The right of the bank to acquire and hold real estate cannot be considered in the matter of taxation. The intent of the legislature was to tax its assets, where they exceed its capital stock, without regard to its right to have them. The question in taxation is, what are its assets ? and not the rightfulness of its possession of a given piece of property by the bank.

In tracing the history of taxation in this state it is discoverable that bank stock has not been taxed as such by name in the hands of the shareholder or owner, but was assessable to the bank. This ■was the case under the codes of 1857 and 1871, and is true under the code of 1880, which adopted the privilege tax it provides as a substitute for other taxation, with a provision, already mentioned, for the taxation of the real estate of banks, notwithstanding payment of the privilege tax.

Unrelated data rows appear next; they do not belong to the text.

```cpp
int launch_sample(const float* logits, uint32_t* seen, int* out_tokens, int* peer_tokens, int* history,
                  const int* hist_pos, int* hist_pos_out, int hist_stride, int batch, int vocab, int ld, float softcap,
                  const float* temperature, const float* top_p, const float* rep_penalty, const uint32_t* seeds,
                  const uint32_t* step, uint32_t* signal_flag, uint32_t* signal_epoch, uint32_t* done_counter,
                  const int* row_map, cudaStream_t s);
int sample_cluster_size(int batch, int vocab, int sms);
int launch_set_decode_state(int* positions, int* kv_len, int* q_len, const int* row_map, const int* kvlen, int n,
                            cudaStream_t s);
struct FlagWait { const uint32_t* flag; uint32_t target; uint32_t pad; };
int launch_fetch_window(const int* history, int hist_stride, const int* cursors, int rows, int width, int* out,
                        const FlagWait* waits, int n_waits, int* status, cudaStream_t s);
int launch_mark_seen(const int* ids, const int* seq_of, uint32_t* seen, int n, int vocab, cudaStream_t s);

int set_wait_policy_gemm(uint32_t* abort_word, unsigned long long limit_ns);
int set_wait_policy_elementwise(uint32_t* abort_word, unsigned long long limit_ns);

int gemm_tc_max_splitk(int bn, int epi, int stages);
int gemm_tc_init();

}
```

Baseline: 4744.

## Add single-warpgroup decode attention kernel sized to co-reside with O-proj GEMM

Templates the tensor-core attention body on warpgroup count and adds a decode variant with one consumer warpgroup (64 query rows), a single KV stage, and a 128-register cap. Decode calls (max_q==1, no split) route to it, so two attention CTAs plus an O-projection GEMM CTA can fit on one SM together with PDL overlap. It also adds footprint introspection bindings. The trade-off is no double buffering of K/V and the loss of split-KV in decode, which can leave SMs underfilled for long contexts with few sequences.

```diff
diff --git a/csrc/attention_tc.cu b/csrc/attention_tc.cu
--- a/csrc/attention_tc.cu
+++ b/csrc/attention_tc.cu
@@ -18,8 +18,6 @@
 namespace {
 
 constexpr int APAGE = 64;
-constexpr int ATC_CONSUMERS = 256;
-constexpr int ATC_THREADS = ATC_CONSUMERS + 32;
 constexpr float LOG2E = 1.4426950408889634f;
 
 struct AttnTcParams {
@@ -37,40 +35,49 @@
   int q_bn;
 };
 
-template <int D>
+template <int D, int NWG>
 struct AtcCfg {
   static constexpr int BKV = 64;
-  static constexpr int kQBytes = 128 * D * 2;
+  static constexpr int kRows = 64 * NWG;
+  static constexpr int kConsumers = 128 * NWG;
+  static constexpr int kThreads = kConsumers + 32;
+  static constexpr int kStages = NWG == 2 ? 2 : 1;
+  static constexpr int kQBytes = kRows * D * 2;
   static constexpr int kKVBytes = BKV * D * 2;
-  static constexpr int kSmemBytes = kQBytes + 4 * kKVBytes + 256;
+  static constexpr int kSmemBytes = kQBytes + 2 * kStages * kKVBytes + 256;
 };
-
-template <int D, bool SOFTCAP>
-__global__ void __launch_bounds__(ATC_THREADS, 1)
-attn_prefill_tc_kernel(const __grid_constant__ CUtensorMap tm_q, const __grid_constant__ CUtensorMap tm_k,
-                       const __grid_constant__ CUtensorMap tm_v, const AttnTcParams p, const int G, const int QB) {
-  using Cfg = AtcCfg<D>;
+constexpr int ATC_DECODE_MAXNREG = 128;
+static_assert(2 * (AtcCfg<128, 1>::kSmemBytes + 1024) + 109184 + 1024 <= 233472,
+              "two D = 128 decode CTAs and one O-proj CTA must share an SM's shared memory");
+
+template <int D, bool SOFTCAP, int NWG>
+__device__ __forceinline__ void attn_tc_body(const CUtensorMap& tm_q, const CUtensorMap& tm_k, const CUtensorMap& tm_v,
+                                             const AttnTcParams& p, const int G, const int QB) {
+  using Cfg = AtcCfg<D, NWG>;
   constexpr int BKV = Cfg::BKV;
   constexpr int DB = D / 64;
+  constexpr int ROWS = Cfg::kRows;
+  constexpr int CONSUMERS = Cfg::kConsumers;
+  constexpr int STAGES = Cfg::kStages;
 
   extern __shared__ __align__(1024) uint8_t smem[];
   if ((smem_u32(smem) & 1023u) != 0u) __trap();
   uint8_t* q_s = smem;
   uint8_t* k_s = q_s + Cfg::kQBytes;
-  uint8_t* v_s = k_s + 2 * Cfg::kKVBytes;
-  uint64_t* bars = reinterpret_cast<uint64_t*>(v_s + 2 * Cfg::kKVBytes);
+  uint8_t* v_s = k_s + STAGES * Cfg::kKVBytes;
+  uint64_t* bars = reinterpret_cast<uint64_t*>(v_s + STAGES * Cfg::kKVBytes);
   uint64_t* q_full = bars + 0;
   uint64_t* k_full = bars + 1;
-  uint64_t* v_full = bars + 3;
-  uint64_t* k_empty = bars + 5;
-  uint64_t* v_empty = bars + 7;
+  uint64_t* v_full = k_full + STAGES;
+  uint64_t* k_empty = v_full + STAGES;
+  uint64_t* v_empty = k_empty + STAGES;
 
   const int warp = threadIdx.x >> 5, lane = threadIdx.x & 31;
-  if (threadIdx.x == ATC_CONSUMERS) {
+  if (threadIdx.x == CONSUMERS) {
     mbar_init(q_full, 1);
-    for (int i = 0; i < 2; ++i) {
+    for (int i = 0; i < STAGES; ++i) {
       mbar_init(&k_full[i], 1); mbar_init(&v_full[i], 1);
-      mbar_init(&k_empty[i], ATC_CONSUMERS / 32); mbar_init(&v_empty[i], ATC_CONSUMERS / 32);
+      mbar_init(&k_empty[i], CONSUMERS / 32); mbar_init(&v_empty[i], CONSUMERS / 32);
     }
     fence_barrier_init();
     tma_prefetch_desc(&tm_q); tma_prefetch_desc(&tm_k); tma_prefetch_desc(&tm_v);
@@ -80,7 +87,7 @@
   pdl_launch_dependents();
   pdl_wait();
   const int seq = blockIdx.z, kvh = blockIdx.y;
-  const bool split_mode = p.splits > 1;
+  const bool split_mode = NWG == 2 && p.splits > 1;
   const int qblk = split_mode ? 0 : gridDim.x - 1 - blockIdx.x;
   const int qlen = p.q_len[seq], kvlen = p.kv_len[seq];
   const int q0 = qblk * QB;
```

As we cannot find any conflict between the act of the legislature and the constitution, and the meaning of the law is unmistakable, however unwise and unjust it may be regarded, it must prevail according to its plain reading, and every bank which paid under it, according to its provisions, be held to have secured the immunity from other taxation which it assures. Any bank which did not estimate all of its assets beyond the amount of its capital stock and pay the privilege tax on the larger basis is in default, and did not secure the exemption from taxation declared by the law in favor of those which conformed to its terms.

Decree reversed and cause remanded to the chancery court.